Goal of the exercise: Where "omega" appears in a line of the entries below, that line should be copied.
☆ ☆ ☆
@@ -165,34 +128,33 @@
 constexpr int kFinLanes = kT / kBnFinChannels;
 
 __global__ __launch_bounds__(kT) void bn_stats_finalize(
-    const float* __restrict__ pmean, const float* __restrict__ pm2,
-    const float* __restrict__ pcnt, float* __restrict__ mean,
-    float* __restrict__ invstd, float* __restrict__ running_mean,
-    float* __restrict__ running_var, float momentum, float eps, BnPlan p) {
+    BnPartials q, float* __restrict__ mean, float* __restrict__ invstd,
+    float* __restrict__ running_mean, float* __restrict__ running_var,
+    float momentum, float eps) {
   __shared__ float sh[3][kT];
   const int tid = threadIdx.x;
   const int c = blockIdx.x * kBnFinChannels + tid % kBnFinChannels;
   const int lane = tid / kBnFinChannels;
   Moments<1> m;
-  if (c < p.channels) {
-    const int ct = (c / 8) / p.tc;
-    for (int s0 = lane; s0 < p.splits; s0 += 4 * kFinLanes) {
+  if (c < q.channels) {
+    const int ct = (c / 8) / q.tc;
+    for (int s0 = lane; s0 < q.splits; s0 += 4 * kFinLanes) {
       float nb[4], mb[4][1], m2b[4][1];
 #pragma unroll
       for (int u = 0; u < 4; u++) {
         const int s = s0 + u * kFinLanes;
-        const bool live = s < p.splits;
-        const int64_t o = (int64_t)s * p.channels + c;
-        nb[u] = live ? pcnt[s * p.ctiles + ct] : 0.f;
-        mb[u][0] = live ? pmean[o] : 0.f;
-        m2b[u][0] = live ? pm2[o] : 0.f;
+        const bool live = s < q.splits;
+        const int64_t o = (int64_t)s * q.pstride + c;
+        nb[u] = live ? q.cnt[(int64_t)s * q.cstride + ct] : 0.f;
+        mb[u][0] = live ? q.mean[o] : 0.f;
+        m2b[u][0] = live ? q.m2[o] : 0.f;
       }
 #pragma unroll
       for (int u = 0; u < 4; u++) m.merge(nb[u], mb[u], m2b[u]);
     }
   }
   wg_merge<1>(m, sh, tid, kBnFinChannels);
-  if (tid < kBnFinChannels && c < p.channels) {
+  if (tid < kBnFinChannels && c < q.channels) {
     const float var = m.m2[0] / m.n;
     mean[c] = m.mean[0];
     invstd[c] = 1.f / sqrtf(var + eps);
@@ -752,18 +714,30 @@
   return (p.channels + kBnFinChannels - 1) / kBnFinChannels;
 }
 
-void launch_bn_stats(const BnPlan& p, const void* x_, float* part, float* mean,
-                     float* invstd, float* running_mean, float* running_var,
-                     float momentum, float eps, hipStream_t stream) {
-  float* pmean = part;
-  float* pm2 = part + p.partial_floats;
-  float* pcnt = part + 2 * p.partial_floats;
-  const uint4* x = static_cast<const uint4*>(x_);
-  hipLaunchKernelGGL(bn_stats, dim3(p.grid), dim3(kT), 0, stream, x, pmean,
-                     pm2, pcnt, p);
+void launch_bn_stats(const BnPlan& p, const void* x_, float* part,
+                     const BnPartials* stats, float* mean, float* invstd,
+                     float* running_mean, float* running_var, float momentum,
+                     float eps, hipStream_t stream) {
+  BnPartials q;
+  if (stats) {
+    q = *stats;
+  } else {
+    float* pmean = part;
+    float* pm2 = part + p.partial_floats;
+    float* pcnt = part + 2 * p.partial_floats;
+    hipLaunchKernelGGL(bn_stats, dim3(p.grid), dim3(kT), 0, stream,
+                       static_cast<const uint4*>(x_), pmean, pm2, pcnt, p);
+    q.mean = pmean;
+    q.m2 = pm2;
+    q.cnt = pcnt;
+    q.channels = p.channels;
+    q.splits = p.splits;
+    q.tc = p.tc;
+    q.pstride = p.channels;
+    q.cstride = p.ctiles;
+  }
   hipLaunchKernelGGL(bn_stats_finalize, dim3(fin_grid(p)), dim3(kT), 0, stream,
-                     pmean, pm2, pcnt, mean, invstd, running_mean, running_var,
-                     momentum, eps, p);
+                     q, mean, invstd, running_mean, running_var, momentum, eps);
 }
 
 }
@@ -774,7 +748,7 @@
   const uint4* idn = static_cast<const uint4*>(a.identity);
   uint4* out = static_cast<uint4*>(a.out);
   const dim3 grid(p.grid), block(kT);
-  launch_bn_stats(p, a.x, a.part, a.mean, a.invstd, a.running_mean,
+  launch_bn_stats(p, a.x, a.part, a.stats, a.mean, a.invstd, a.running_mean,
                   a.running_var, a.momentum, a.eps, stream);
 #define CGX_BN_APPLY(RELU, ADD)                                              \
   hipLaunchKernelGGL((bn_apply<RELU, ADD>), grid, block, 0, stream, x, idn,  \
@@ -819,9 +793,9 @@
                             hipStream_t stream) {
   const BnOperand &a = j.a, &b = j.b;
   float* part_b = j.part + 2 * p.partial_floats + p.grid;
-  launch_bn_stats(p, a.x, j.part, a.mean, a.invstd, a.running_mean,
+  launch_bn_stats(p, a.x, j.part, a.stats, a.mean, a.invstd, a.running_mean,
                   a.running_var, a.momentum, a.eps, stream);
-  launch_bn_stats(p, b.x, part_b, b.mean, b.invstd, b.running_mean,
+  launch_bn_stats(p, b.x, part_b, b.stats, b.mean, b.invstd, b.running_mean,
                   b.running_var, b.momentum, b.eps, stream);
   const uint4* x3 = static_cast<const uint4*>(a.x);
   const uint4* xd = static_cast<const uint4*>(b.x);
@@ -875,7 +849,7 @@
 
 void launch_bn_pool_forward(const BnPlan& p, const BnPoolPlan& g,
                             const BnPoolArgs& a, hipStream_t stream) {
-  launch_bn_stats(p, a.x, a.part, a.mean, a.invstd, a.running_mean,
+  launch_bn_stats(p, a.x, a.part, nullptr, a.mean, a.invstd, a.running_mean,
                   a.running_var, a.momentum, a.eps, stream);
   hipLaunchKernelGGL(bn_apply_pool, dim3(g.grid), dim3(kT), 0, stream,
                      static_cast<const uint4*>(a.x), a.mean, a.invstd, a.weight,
☆ ☆ ☆
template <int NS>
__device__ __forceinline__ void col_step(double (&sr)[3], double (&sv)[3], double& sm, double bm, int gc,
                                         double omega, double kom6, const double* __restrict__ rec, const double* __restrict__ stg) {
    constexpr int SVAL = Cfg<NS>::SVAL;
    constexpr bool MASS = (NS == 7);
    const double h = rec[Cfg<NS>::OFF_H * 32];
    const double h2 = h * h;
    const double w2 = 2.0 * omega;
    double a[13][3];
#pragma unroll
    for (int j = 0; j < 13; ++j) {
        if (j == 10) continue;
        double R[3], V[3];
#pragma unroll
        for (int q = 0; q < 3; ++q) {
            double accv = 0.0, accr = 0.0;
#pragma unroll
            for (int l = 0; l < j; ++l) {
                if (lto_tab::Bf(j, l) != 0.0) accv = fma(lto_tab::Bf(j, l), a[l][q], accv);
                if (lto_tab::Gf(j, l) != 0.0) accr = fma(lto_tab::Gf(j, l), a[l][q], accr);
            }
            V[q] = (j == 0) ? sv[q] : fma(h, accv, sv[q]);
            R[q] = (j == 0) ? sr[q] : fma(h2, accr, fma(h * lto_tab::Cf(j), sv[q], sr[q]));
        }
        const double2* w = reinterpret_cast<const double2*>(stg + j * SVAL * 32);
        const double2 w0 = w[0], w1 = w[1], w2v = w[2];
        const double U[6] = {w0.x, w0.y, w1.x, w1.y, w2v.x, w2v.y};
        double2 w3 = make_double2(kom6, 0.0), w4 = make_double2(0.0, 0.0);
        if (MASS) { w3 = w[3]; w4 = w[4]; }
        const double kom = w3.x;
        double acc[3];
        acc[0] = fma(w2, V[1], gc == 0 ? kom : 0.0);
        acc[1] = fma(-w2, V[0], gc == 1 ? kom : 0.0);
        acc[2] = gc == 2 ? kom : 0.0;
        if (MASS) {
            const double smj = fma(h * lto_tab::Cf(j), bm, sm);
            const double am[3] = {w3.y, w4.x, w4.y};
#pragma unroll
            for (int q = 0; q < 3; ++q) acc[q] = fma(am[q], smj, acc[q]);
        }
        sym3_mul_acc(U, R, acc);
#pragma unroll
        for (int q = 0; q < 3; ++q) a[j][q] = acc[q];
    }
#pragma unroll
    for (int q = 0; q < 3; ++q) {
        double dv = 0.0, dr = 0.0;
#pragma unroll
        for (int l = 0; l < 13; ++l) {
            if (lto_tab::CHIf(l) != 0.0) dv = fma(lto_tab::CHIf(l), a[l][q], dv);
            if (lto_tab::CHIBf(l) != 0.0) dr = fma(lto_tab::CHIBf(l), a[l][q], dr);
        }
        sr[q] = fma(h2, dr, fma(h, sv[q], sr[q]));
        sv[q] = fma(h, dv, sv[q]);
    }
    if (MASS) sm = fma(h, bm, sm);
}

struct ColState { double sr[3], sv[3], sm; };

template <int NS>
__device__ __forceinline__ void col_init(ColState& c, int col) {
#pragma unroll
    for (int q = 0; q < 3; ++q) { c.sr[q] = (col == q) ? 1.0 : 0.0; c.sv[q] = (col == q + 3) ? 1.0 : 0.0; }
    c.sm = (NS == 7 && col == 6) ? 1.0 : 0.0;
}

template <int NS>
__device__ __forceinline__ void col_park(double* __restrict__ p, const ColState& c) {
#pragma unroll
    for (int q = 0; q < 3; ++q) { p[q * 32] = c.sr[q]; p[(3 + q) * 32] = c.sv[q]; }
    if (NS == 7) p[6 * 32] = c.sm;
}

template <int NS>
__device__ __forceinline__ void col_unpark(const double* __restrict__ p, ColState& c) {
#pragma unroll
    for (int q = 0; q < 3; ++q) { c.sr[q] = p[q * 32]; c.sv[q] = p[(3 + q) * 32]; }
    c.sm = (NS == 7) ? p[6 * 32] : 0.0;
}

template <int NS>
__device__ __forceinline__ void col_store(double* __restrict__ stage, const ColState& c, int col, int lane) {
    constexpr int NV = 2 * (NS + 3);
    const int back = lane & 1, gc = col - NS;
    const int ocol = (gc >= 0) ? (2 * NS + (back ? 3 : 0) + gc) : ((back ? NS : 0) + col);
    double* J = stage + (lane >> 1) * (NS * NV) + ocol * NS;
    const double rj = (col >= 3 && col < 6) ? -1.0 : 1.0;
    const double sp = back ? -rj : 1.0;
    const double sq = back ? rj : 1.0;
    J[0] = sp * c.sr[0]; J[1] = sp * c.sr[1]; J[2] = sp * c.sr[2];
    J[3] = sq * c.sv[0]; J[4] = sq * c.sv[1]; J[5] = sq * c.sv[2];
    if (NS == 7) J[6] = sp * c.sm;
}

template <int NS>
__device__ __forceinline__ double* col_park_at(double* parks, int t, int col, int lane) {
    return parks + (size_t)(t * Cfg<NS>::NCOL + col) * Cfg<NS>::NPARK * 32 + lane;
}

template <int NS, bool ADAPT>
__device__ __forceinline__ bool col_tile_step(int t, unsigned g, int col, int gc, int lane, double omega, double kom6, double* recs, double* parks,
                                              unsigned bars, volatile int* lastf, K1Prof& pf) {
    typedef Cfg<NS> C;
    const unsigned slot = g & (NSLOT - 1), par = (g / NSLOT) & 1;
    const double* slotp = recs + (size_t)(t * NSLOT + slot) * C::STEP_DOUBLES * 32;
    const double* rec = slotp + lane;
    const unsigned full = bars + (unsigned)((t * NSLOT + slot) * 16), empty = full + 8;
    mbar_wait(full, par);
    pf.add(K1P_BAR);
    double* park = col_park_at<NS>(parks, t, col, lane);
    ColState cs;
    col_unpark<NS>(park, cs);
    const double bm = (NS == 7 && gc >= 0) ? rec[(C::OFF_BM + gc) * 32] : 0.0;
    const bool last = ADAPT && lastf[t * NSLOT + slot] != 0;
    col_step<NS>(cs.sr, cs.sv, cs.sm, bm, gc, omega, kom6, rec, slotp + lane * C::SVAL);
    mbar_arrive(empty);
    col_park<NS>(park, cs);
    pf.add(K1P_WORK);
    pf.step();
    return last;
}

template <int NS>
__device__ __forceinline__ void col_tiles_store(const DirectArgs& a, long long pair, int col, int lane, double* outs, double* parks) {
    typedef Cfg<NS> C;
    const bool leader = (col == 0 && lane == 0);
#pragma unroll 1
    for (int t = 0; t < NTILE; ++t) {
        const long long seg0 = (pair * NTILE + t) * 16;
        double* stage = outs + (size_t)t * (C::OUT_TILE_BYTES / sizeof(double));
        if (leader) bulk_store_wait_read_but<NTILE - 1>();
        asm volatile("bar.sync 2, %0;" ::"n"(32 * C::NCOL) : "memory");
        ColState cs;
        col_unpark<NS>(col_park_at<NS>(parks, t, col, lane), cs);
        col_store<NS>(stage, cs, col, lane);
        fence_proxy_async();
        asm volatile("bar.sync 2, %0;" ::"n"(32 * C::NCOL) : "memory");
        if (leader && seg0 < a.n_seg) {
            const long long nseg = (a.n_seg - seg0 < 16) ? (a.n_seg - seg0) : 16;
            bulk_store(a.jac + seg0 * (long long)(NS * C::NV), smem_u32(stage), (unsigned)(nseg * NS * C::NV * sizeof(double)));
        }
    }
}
☆ ☆ ☆
Solution to the problem:
                                         double omega, double kom6, const double* __restrict__ rec, const double* __restrict__ stg) {
    const double w2 = 2.0 * omega;
__device__ __forceinline__ bool col_tile_step(int t, unsigned g, int col, int gc, int lane, double omega, double kom6, double* recs, double* parks,
    col_step<NS>(cs.sr, cs.sv, cs.sm, bm, gc, omega, kom6, rec, slotp + lane * C::SVAL);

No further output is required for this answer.